As India and China take the next steps to disengage along the LAC, the focus will now shift to ensuring that both sides adhere to the agreed-upon patrolling arrangements and that further progress is made in reducing tensions along one of the world’s most sensitive borders.
The ties between the two Asian giants nosedived significantly following the fierce clash in the Galwan Valley in June 2020 that marked the most grim military conflict between the two sides in decades.
The two sides disengaged from several friction points following a series of military and diplomatic talks in the last couple of years.
However, the talks hit hurdles in resolving the situation in Depsang and Demchok.
“Over the last several weeks, Indian and Chinese diplomatic and military negotiators have been in close contact with each other in a variety of forums,” the foreign secretary said.
“As a result of these discussions, an agreement has been reached on patrolling arrangements along the Line of Actual Control in the India-China border areas, leading to disengagement and a resolution of the issues that had arisen in these areas in 2020,” he said.
“We will be taking the next steps on this,” Misri added.
In an interactive session at the NDTV summit, External Affairs Minister S Jaishankar described the finalisation of the agreement as a “good development.”
“We reached an agreement on patrolling and with that the disengagement that we have gone back to where the situation was in 2020 and we can say with that the disengagement process with China has been completed,” he said.
“I think it is a good development; it is a positive development and I would say it is a product of very patient and very persevering diplomacy,” the minister said.
To a question, Jaishankar indicated that India will be able to carry out patrolling in Depsang and other areas.
“So what has happened is that we reached an understanding which will allow the patrolling which you spoke about Depsang, that’s not the only place,” he said.
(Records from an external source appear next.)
class VqCfg(C.Structure):
    _fields_ = [("embed_dim", C.c_int), ("n_embed", C.c_int), ("z_channels", C.c_int), ("ch", C.c_int),
                ("n_ch_mult", C.c_int), ("ch_mult", C.c_int * RDM_MAX_LEVELS), ("num_res_blocks", C.c_int),
                ("out_ch", C.c_int), ("resolution", C.c_int), ("mid_attn", C.c_int), ("kl", C.c_int),
# ... 8 lines not shown
class RarmSampleArgs(C.Structure):
    _fields_ = [("batch", C.c_int), ("k", C.c_int), ("cond_len", C.c_int), ("steps", C.c_int), ("temperature", C.c_float),
                ("top_k", C.c_int), ("guidance_scale", C.c_float)]


class LinearRowsForm(C.Structure):
    _fields_ = [("kernel", C.c_int), ("ma", C.c_int), ("nb", C.c_int), ("u", C.c_int), ("nw", C.c_int), ("ln", C.c_int), ("geglu", C.c_int)]


LINEAR_ROWS_REFUSED, LINEAR_ROWS_SGEMM, LINEAR_ROWS_MGEMM, LINEAR_ROWS_TILED = range(4)


class WgradForm(C.Structure):
    _fields_ = [("path", C.c_int), ("Z", C.c_int), ("per_plane", C.c_int), ("remap", C.c_int)]


WGRAD_PATHS = (None, "conv9<4>", "conv9<5>", "conv9<6>", "tn9", "tn1", "conv_fallback", "linear_fallback")


class ClipCfg(C.Structure):
    _fields_ = [("embed_dim", C.c_int), ("image_resolution", C.c_int), ("vision_layers", C.c_int),
                ("vision_width", C.c_int), ("vision_patch_size", C.c_int), ("context_length", C.c_int),
                ("vocab_size", C.c_int), ("transformer_width", C.c_int), ("transformer_heads", C.c_int),
                ("transformer_layers", C.c_int)]


class DdimArgs(C.Structure):
    _fields_ = [("S", C.c_int), ("batch", C.c_int), ("k", C.c_int), ("channels", C.c_int), ("height", C.c_int),
                ("width", C.c_int), ("eta", C.c_float), ("temperature", C.c_float),
                ("unconditional_guidance_scale", C.c_float), ("log_every_t", C.c_int), ("T", C.c_int),
                ("alphas_cumprod", C.POINTER(C.c_float))]


class DpmppArgs(C.Structure):
    _fields_ = [("batch", C.c_int), ("k", C.c_int), ("channels", C.c_int), ("height", C.c_int), ("width", C.c_int),
                ("unconditional_guidance_scale", C.c_float), ("order", C.c_int), ("lower_order_final", C.c_int),
                ("log_every_t", C.c_int), ("T", C.c_int), ("alphas_cumprod", C.POINTER(C.c_float)), ("n_nodes", C.c_int),
                ("nodes", C.POINTER(C.c_int))]


DPMPP_SKIP_TYPES = {"time_uniform": 0, "logSNR": 1}


class UnipcArgs(C.Structure):
    _fields_ = [("batch", C.c_int), ("k", C.c_int), ("channels", C.c_int), ("height", C.c_int), ("width", C.c_int),
                ("unconditional_guidance_scale", C.c_float), ("order", C.c_int), ("variant", C.c_int), ("corrector", C.c_int),
                ("lower_order_final", C.c_int), ("log_every_t", C.c_int), ("T", C.c_int), ("alphas_cumprod", C.POINTER(C.c_float)),
                ("n_nodes", C.c_int), ("nodes", C.POINTER(C.c_int))]


UNIPC_VARIANTS = {"bh1": 0, "bh2": 1}
UNIPC_COEFFICIENTS = ("alpha", "sigma", "a_x", "a_t", "a_1", "a_2", "a_3", "b_x", "b_0", "b_1", "b_2", "order_c", "order_p")
PLMS_STEP, PLMS_EULER_A, PLMS_EULER_B = 0, 1, 2


class DdpmArgs(C.Structure):
    _fields_ = [("timesteps", C.c_int), ("batch", C.c_int), ("k", C.c_int), ("channels", C.c_int), ("height", C.c_int),
                ("width", C.c_int), ("clip_denoised", C.c_int), ("temperature", C.c_float), ("T", C.c_int),
                ("sqrt_recip_alphas_cumprod", C.POINTER(C.c_float)), ("sqrt_recipm1_alphas_cumprod", C.POINTER(C.c_float)),
                ("posterior_mean_coef1", C.POINTER(C.c_float)), ("posterior_mean_coef2", C.POINTER(C.c_float)),
                ("posterior_log_variance_clipped", C.POINTER(C.c_float))]


KNN_SCAN_PATHS = (None, "generic", "d512", "bulk")


class KnnForm(C.Structure):
    _fields_ = [("path", C.c_int), ("ksel", C.c_int), ("rescored", C.c_int), ("lists_per_block", C.c_int), ("queries_per_launch", C.c_int),
                ("eps", C.c_float)]


class KnnStages(C.Structure):
    _fields_ = [("rows_cap", C.c_int), ("nlists_cap", C.c_int), ("qn", C.c_void_p), ("qh", C.c_void_p), ("ql", C.c_void_p),
                ("cand_s", C.c_void_p), ("cand_i", C.c_void_p), ("flag", C.c_void_p), ("tau", C.c_void_p), ("tau_idx", C.c_void_p),
                ("theta", C.c_void_p), ("rows", C.c_int), ("nlists", C.c_int), ("form", KnnForm)]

“There are other places also. The understanding to my knowledge is that we will be able to do the patrolling which we were doing in 2020 (prior to the standoff),” he said. The external affairs minister said both sides have been holding negotiations to end the standoff since September 2020.
“On the one hand we had to obviously do the counter deployments, but side-by-side, we have been negotiating. We have been negotiating since September of 2020 when I met my Chinese counterpart Wang Yi in Moscow,” he said. “It has been a very patient process,” Jaishankar said, adding maybe it was more complicated “than it could have been and should have been.”
Jaishankar said there was peace and tranquillity along the LAC before 2020 and “hopefully we will be able to come back to that.”
“That was our major concern because we always said that if you disturb the peace and tranquillity, how do you expect the rest of the relationship to go forward,” he said.
India has been maintaining that its ties with China cannot be normal unless there is peace in the border areas.
In all negotiations since the standoff began, India has been pressing the People’s Liberation Army (PLA) to disengage from the Depsang and Demchok areas.
Last month, National Security Advisor Ajit Doval and Chinese Foreign Minister Wang Yi held talks in the Russian city of St Petersburg with a focus on finding an early resolution to the row.